**Data supplied**

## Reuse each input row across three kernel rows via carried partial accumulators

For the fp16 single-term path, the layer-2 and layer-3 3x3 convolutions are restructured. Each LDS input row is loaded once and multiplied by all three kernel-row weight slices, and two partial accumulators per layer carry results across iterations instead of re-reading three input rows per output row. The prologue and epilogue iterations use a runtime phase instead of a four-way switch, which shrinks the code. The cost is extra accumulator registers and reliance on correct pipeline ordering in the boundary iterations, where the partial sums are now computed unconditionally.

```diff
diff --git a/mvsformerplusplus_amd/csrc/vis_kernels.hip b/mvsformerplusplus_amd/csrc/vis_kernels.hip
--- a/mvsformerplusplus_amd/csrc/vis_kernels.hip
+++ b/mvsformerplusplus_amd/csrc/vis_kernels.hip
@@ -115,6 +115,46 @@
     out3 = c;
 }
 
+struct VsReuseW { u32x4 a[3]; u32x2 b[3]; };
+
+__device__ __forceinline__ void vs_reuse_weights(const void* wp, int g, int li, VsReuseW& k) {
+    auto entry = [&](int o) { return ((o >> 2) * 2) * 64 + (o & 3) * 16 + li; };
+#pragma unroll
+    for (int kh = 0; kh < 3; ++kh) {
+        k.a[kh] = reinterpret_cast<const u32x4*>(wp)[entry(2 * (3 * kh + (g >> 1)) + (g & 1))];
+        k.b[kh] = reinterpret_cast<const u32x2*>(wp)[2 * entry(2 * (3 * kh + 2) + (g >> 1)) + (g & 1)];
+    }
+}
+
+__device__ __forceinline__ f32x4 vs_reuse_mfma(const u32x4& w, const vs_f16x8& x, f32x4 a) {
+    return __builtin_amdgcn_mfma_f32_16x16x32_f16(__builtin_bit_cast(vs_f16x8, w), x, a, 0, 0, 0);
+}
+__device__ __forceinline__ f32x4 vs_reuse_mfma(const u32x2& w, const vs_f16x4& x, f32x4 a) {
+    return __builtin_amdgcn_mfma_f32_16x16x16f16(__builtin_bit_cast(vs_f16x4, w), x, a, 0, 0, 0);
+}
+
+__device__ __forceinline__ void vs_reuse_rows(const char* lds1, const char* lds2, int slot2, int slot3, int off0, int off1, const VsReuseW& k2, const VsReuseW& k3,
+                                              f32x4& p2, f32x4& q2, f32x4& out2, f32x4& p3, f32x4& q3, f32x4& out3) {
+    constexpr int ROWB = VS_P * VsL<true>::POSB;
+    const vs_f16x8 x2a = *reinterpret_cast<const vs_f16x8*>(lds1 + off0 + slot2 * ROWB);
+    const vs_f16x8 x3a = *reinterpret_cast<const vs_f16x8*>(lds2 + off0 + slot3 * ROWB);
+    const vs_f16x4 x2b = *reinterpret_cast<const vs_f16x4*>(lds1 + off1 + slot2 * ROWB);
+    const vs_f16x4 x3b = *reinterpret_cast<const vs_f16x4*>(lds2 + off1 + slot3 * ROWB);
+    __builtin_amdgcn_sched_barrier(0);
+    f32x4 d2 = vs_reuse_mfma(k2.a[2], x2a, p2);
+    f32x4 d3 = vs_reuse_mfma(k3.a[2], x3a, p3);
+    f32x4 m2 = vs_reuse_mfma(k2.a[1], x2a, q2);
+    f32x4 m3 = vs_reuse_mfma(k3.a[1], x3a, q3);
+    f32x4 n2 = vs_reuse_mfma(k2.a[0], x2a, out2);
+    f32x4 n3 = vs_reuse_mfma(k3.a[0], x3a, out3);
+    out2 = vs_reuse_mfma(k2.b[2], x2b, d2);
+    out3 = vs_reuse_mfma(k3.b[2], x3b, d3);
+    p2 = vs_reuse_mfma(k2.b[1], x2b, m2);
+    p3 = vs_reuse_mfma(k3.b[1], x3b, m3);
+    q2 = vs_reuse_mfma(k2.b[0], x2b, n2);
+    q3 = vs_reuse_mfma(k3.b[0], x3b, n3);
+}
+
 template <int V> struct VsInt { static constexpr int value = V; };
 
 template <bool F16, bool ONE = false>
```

**How to complete this task**
In the data, how many lines hold the word "void"? State that number alone.

**Answer box**
2